Some universities and schools involve students in waste characterisation studies as educational activities, sometimes called "garbology".

A typical set of categories for waste characterisation are: paper and paperboard, glass, metal, plastic, textiles, organics, construction and demolition (C &D), special care, and other.

Municipal solid waste may be broken down further into: film plastic (LDPE), dense plastic (HDPE, PET), ferrous metal, non-ferrous metals, glass, textiles, paper and cardboard, garden waste or green waste, fines (items below a certain screen size), food, and other.

==European Waste Catalogue==
The European Waste Catalogue (EWC) refers to a set (non-exhaustive) list of wastes from households and businesses inside the European Union. The EWC is a code (six numbers in three sets of two) that adequately describes the waste transported, handled, or treated. The EWC is where Duty of Care Notices or Waste Transfer Notes are passed between waste management companies and waste carriers to report volumes received or treated back to the governing agency (such as the Environment Agency in England and Wales, Scottish Environmental Protection Agency (SEPA) in Scotland, Northern Ireland (NI) Environment Agency, etc.).

=== Waste characterisation and reporting ===
The first step in characterising waste is to decide on the appropriate EWC code. These codes carry three categories - absolute non-hazardous, mirror entries, and absolute hazardous. The initial assessment for the majority of wastes follows a simple derivation of industry (twenty main categories) from which they were obtained (agricultural, woodworking (furniture), electronics, etc.). Each derived section is denoted by the first two sets of two numbers, referring to a particular industry or sector. The final set of two numbers relates directly to the waste. The waste is hazardous by its very composition. An asterisk follows behind the EWC.

Each member state's Environment Agency throughout the European Union must adopt the EWC in its reporting methods and enforce its use by the respective waste management sector. The lists are available through the European Commission's website. Submissions by Waste Management Companies to their respective member states' Environmental Agencies are collated, in many instances, by conversion to EWC STAT (European Waste Catalogue for Statistics) for submission to the EU, which oversees all member states and ensures compliance with unilaterally agreed standards and recycling rates.

=== Waste entries ===
Waste entries are hazardous, not by the composition of the waste, but by virtue of the process that produced it. The same is true for non-hazardous absolute entries. Mirror entries can be hazardous or non-hazardous, depending on the waste composition.

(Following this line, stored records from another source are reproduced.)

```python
def build() -> None:
    env = dict(os.environ, PYTORCH_ROCM_ARCH="gfx950")
    jobs = str(min(8, os.cpu_count() or 1))
    subprocess.run(["make", "-j", jobs, "-C", str(ROOT / "rs-pathtracing_amd")], check=True, env=env)
    subprocess.run(["make", "-C", str(ROOT / "oracle")], check=True, env=env)
    subprocess.run(["make", "-j", jobs, "-C", str(ROOT / "tests" / "native")], check=True, env=env)
    subprocess.run(["make", "-C", str(ROOT / "tests" / "march_clip")], check=True, env=env)
    subprocess.run(["make", "-C", str(ROOT / "tools"), "pt_render"], check=True, env=env)
    pt = load_package()
    pt.lib()
    print("built", pt.LIB_PATH, "-", pt.version())


def smoke() -> None:
    import numpy as np

    pt = load_package()
    sys.path.insert(0, str(ROOT / "oracle"))
    import oracle

    text = (ROOT / "scenes" / "cornell_box.json").read_text()
    scene = pt.Scene.from_json(text, seed=1)
    r = pt.HipRenderer(scene, device=0, depth=8)
    w, h, spp = 48, 27, 2
    img = r.render(scene.camera(), pt.ImageParams(w, h), spp, seed=1)
    ref = oracle.Scene(text, seed=1).render(w, h, spp, 8, 1)
    rms = np.sqrt(np.mean((img - ref) ** 2, axis=0))
    exact = float(np.mean(np.all(img == ref, axis=1)))
    print("smoke: %dx%d@%dspp mean=%s rms=%s exact_pixels=%.4f" % (w, h, spp, img.mean(0), rms, exact))
    assert np.all(rms <= 1e-4), rms
# ... 8 lines not shown
```

### rs-pathtracing_amd/csrc/pt_api.cpp

```cpp
#include <hip/hip_runtime.h>

#include <algorithm>
#include <atomic>
#include <chrono>
#include <cmath>
#include <cstddef>
#include <cstring>
#include <new>
#include <string>
#include <thread>
#include <type_traits>
#include <vector>

#include "../../include/rs_pathtracing.h"
#include "pt_accel.hpp"
#include "pt_adaptive.hpp"
#include "pt_aov.hpp"
#include "pt_denoise.hpp"
#include "pt_kernel.hpp"
#include "pt_plan.hpp"
#include "pt_scene.hpp"
#include "pt_temporal.hpp"
#include "pt_tiles.hpp"
#include "pt_variance.hpp"
// ... 332 lines not shown
    const std::vector<DQGrid> qbuf = pack_qnodes(acc);
    hipError_t err = hipSetDevice(device);
    const DNodeC *nodes = upload(err, acc.cnodes, fault);
    const int32_t *leaf = upload(err, acc.leaf, fault);
    const int32_t *lin = upload(err, acc.lin, fault);
    const int32_t *march = upload(err, acc.march, fault);
    const DBox *boxes = upload(err, acc.boxes, fault);
    const DQGrid *qnodes = qbuf.empty() ? nullptr : upload(err, qbuf, fault);
    StagedAccel a{};
    view_set_accel(a, acc, nodes, qnodes, leaf, lin, march, boxes);
    if (err != hipSuccess) {
        free_staged(device, a);
        return hip_fail(err, "uploading the acceleration structure");
    }
    *out = a;
    return PT_OK;
}

int commit_accel(GpuShare &g, StagedAccel &a) {
    HIP_TRY(hipSetDevice(g.device));
    HIP_TRY(hipDeviceSynchronize());
    StagedAccel old = g.ds.view;
    view_set_accel(g.ds.view, a);
    a = StagedAccel{};
    free_staged(g.device, old);
    return PT_OK;
}

int init_share(GpuShare &g, int device, const Scene &S, const Accel &acc, const std::vector<DShape> &hs,
               const std::vector<DMaterial> &hm) {
    g.device = device;
    HIP_TRY(hipSetDevice(device));
    hipError_t err = hipStreamCreateWithFlags(&g.stream, hipStreamNonBlocking);
    const DShape *shapes = upload(err, hs);
    const DMaterial *mats = upload(err, hm);
    const bool tex = !S.textures.empty();
    const DTexture *textures = tex ? upload(err, S.textures) : nullptr;
    const DPerlin *perlins = tex ? upload(err, S.perlins) : nullptr;
    const DImage *images = tex ? upload(err, S.images) : nullptr;
    const uint8_t *pixels = tex ? upload(err, S.pixels) : nullptr;
    view_set_scene(g.ds.view, S, shapes, mats, textures, perlins, images, pixels);
    if (err == hipSuccess) err = hipEventCreateWithFlags(&g.shard_ev, hipEventDisableTiming);
    if (err == hipSuccess) err = hipMalloc((void **)&g.ds.view.guard, 4 * sizeof(unsigned long long));
    if (err == hipSuccess) err = hipMemset(g.ds.view.guard, 0, 4 * sizeof(unsigned long long));
    if (err != hipSuccess) return hip_fail(err, "uploading the scene");
    StagedAccel a{};
// ... 286 lines not shown
        r->fault_accel_alloc = (int)value;
        return PT_OK;
    }
    for (auto &g : r->gpus) {
        Tuning t = g.ws.tune;
        if (!tuning_set(&t, name, value))
            return fail(PT_ERR_INVALID, std::string("unknown option or value out of range: ") + name + " = " +
                                            std::to_string((long long)value));
        HIP_TRY(hipSetDevice(g.device));
        HIP_TRY(hipDeviceSynchronize());
        g.ws.tune = t;
        g.ds.view.diag = t.diag;
    }
    return PT_OK;
}

int pt_renderer_get_option(const pt_renderer *r, const char *name, int64_t *value) {
    if (!r || !name || !value) return fail(PT_ERR_INVALID, "null argument");
    if (!std::strcmp(name, "bvh_nodes")) {
        *value = r->gpus[0].ds.view.nnodes;
        return PT_OK;
    }
    if (ran_get(r->gpus[0].ws.ran, name, value)) return PT_OK;
    if (!tuning_get(r->gpus[0].ws.tune, name, value)) return fail(PT_ERR_INVALID, std::string("unknown option: ") + name);
    return PT_OK;
}

const char *pt_option_name(int index) {
    return index >= 0 && index < KNOB_COUNT ? KNOBS[index].name : nullptr;
}

int pt_renderer_peer_access(const pt_renderer *r, int *pairs, int *enabled) {
    if (!r) return fail(PT_ERR_INVALID, "null renderer");
    if (pairs) *pairs = r->peer_pairs;
    if (enabled) *enabled = r->peer_enabled;
    return PT_OK;
}

int pt_renderer_num_devices(const pt_renderer *r) { return r ? (int)r->gpus.size() : fail(PT_ERR_INVALID, "null renderer"); }

void pt_renderer_destroy(pt_renderer *r) {
    if (!r) return;
    if (r->started) (void)pt_render_stop(r);
    join_feeder(r);
    (void)sync_all(r);
    release_bands(r);
// ... 831 lines not shown
```

### rs-pathtracing_amd/csrc/pt_device.hpp

```cpp
#pragma once
#include <hip/hip_runtime.h>

#include <cstdint>

#include "pt_lprof.hpp"
#include "pt_march.hpp"
#include "pt_tiles.hpp"
#include "pt_torus.hpp"
#include "pt_types.hpp"

namespace pt {
namespace dev {

__device__ __forceinline__ bool stopped(const int *flag) {
    return flag && __hip_atomic_load(flag, __ATOMIC_RELAXED, __HIP_MEMORY_SCOPE_SYSTEM) != 0;
}

struct V3 {
    double x, y, z;
};
PT_HD V3 v3(double x, double y, double z) { return V3{x, y, z}; }
PT_HD V3 add(V3 a, V3 b) { return v3(a.x + b.x, a.y + b.y, a.z + b.z); }
PT_HD V3 sub(V3 a, V3 b) { return v3(a.x - b.x, a.y - b.y, a.z - b.z); }
PT_HD double dot(V3 a, V3 b) { return a.x * b.x + a.y * b.y + a.z * b.z; }
PT_HD V3 scale(V3 a, double s) { return v3(a.x * s, a.y * s, a.z * s); }
PT_HD V3 divs(V3 a, double s) { return v3(a.x / s, a.y / s, a.z / s); }
PT_HD V3 neg(V3 a) { return v3(-a.x, -a.y, -a.z); }
// ... 263 lines not shown

template <bool STATS>
PT_HD void bvh_leaf_test(const Scene &sc, const Ray &r, bool axis_ok, int first, int count, bool direct,
                         double min_t, double &best, int &who, Ctr *ct) {
    for (int k = 0; k < count; k++) {
        int i = direct ? first : sc.leaf[first + k];
        PT_LP(BVH_LEAF);
        double t;
        const DShape &S = sc.shapes[i];
        bool h;
        if (axis_ok && S.axis) {
            if (STATS) ct->c[C_TEST_SPHERE]++;
            h = sphere_axis_t(S.inv, r.o, r.d, min_t, best, &t);
        } else {
            h = shape_test<STATS, march::F_ANY, false>(S, r, min_t, best, &t, ct);
        }
        if (h && (t < best || i > who)) {
            best = t;
            who = i;
        }
    }
}

template <bool STATS = false, bool EXT = false, bool FMA_SLAB = false, bool QN = false, int PART = 3>
PT_HD void closest_nomarch(const Scene &sc, const Ray &r, V3 inv, double min_t, double *best_t, int *who_out,
                           Ctr *ct = nullptr, bool any = false) {
    double best = *best_t;
    int who = *who_out;
    double g_pz = 0.0, g_dz = 1.0, g_ox = 0.0, g_oy = 0.0, g_dx = 0.0, g_dy = 0.0;
    for (int k = 0; k < ((PART & 1) ? sc.nlin : 0); k++) {
        if (any && wave_all(who >= 0)) break;
        const int entry = uniform_index(uniform_load(&sc.lin[k]));
        const int i = entry & LIN_ID_MASK;
        const DShape s = uniform_shape(&sc.shapes[i]);
        PT_LP(ULIST_SHAPE);
        if (s.type == RECTANGLE) {
            if (STATS) ct->c[C_TEST_RECT]++;
            const double *m = s.inv;
            if (!(entry & LIN_GROUPED)) {
                g_pz = r.o.x * m[8] + r.o.y * m[9] + r.o.z * m[10];
                g_dz = r.d.x * m[8] + r.d.y * m[9] + r.d.z * m[10];
                g_ox = r.o.x * m[0] + r.o.y * m[1] + r.o.z * m[2];
                g_oy = r.o.x * m[4] + r.o.y * m[5] + r.o.z * m[6];
                g_dx = r.d.x * m[0] + r.d.y * m[1] + r.d.z * m[2];
                g_dy = r.d.x * m[4] + r.d.y * m[5] + r.d.z * m[6];
            }
            const double oz = g_pz + m[11];
            const double tt = -oz / g_dz;
            bool h = !(tt < min_t || tt > best);
            if (h) {
                PT_LP(RECT_ROWS);
                const double px = (g_ox + m[3]) + g_dx * tt, py = (g_oy + m[7]) + g_dy * tt;
                h = !(px < s.p[0] || px > s.p[2] || py < s.p[1] || py > s.p[3]);
            }
            if (h && (tt < best || i > who)) {
                best = tt;
                who = i;
            }
            continue;
        }
        if (s.type == CUBE || s.type == SPHERE) {
            if (STATS) ct->c[C_NODE_SLABS]++;
// ... 658 lines not shown
```

### rs-pathtracing_amd/csrc/pt_kernel.hip

```cpp
#include <hip/hip_runtime.h>

#include "pt_device.hpp"
#include "pt_kernel.hpp"

#include <cstdlib>
#include <cstring>

namespace pt {

using dev::Ray;
using dev::V3;

template <int NW, int WAVES, int FK = march::F_ANY>
__global__ __launch_bounds__(256, WAVES) void render_tiles(dev::Scene sc, FrameParams P, double *__restrict__ out) {
    if (P.stop) {
        __shared__ int halt;
        if (threadIdx.x == 0) {
            halt = dev::stopped(P.stop);
            if (halt) dev::note_stop(sc.guard, false);
        }
        __syncthreads();
        if (halt) return;
    }
    const uint32_t ti = P.tile_begin + blockIdx.x;
// ... 169 lines not shown
    if (l == (uint32_t)__ffsll((long long)bal) - 1) {
        atomicAdd(&acc[0], (unsigned long long)pt.trace);
        atomicAdd(&acc[1], (unsigned long long)pt.march);
        atomicAdd(&acc[2], (unsigned long long)pt.select);
        atomicAdd(&acc[3], (unsigned long long)(pt.finish + pt.scatter + pt.restart));
        atomicAdd(&acc[7], (unsigned long long)pt.finish);
        atomicAdd(&acc[8], (unsigned long long)pt.scatter);
        atomicAdd(&acc[9], (unsigned long long)pt.restart);
    }
    atomicAdd(&acc[4], (unsigned long long)pt.passes);
    atomicAdd(&acc[5], (unsigned long long)pt.march_passes);
    atomicMax(&acc[6], (unsigned long long)pt.passes);
}

#define PT_DISPATCH_NW(depth, CALL)                                        \
    switch (builds::stack_words(depth)) {                                  \
    case 4: { constexpr int NW = 4; CALL; } break;                         \
    case 8: { constexpr int NW = 8; CALL; } break;                         \
    case 16: { constexpr int NW = 16; CALL; } break;                       \
    default: { constexpr int NW = 32; CALL; } break;                       \
    }

hipError_t launch_render_wave(const dev::Scene &sc, const FrameParams &P, double *out, hipStream_t st,
                              WaveWorkspace *ws, const builds::Choice &ch, const uint32_t *tiles);
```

Deciding whether a mirror entry is hazardous or non-hazardous by composition involves the usage of the Approved Supply List (ASL). A substance not listed in the ASL permits other sources, such as Manufacturer's Safety Data Sheets (MSDS), to classify the waste. These documents contain "Risk Phrase," which describes the hazards that the substance or substances present. Risk phrases have threshold values that indicate what concentration of a substance must be present for the waste to be classified as hazardous by the Hazard Code attached to the Risk Phrase.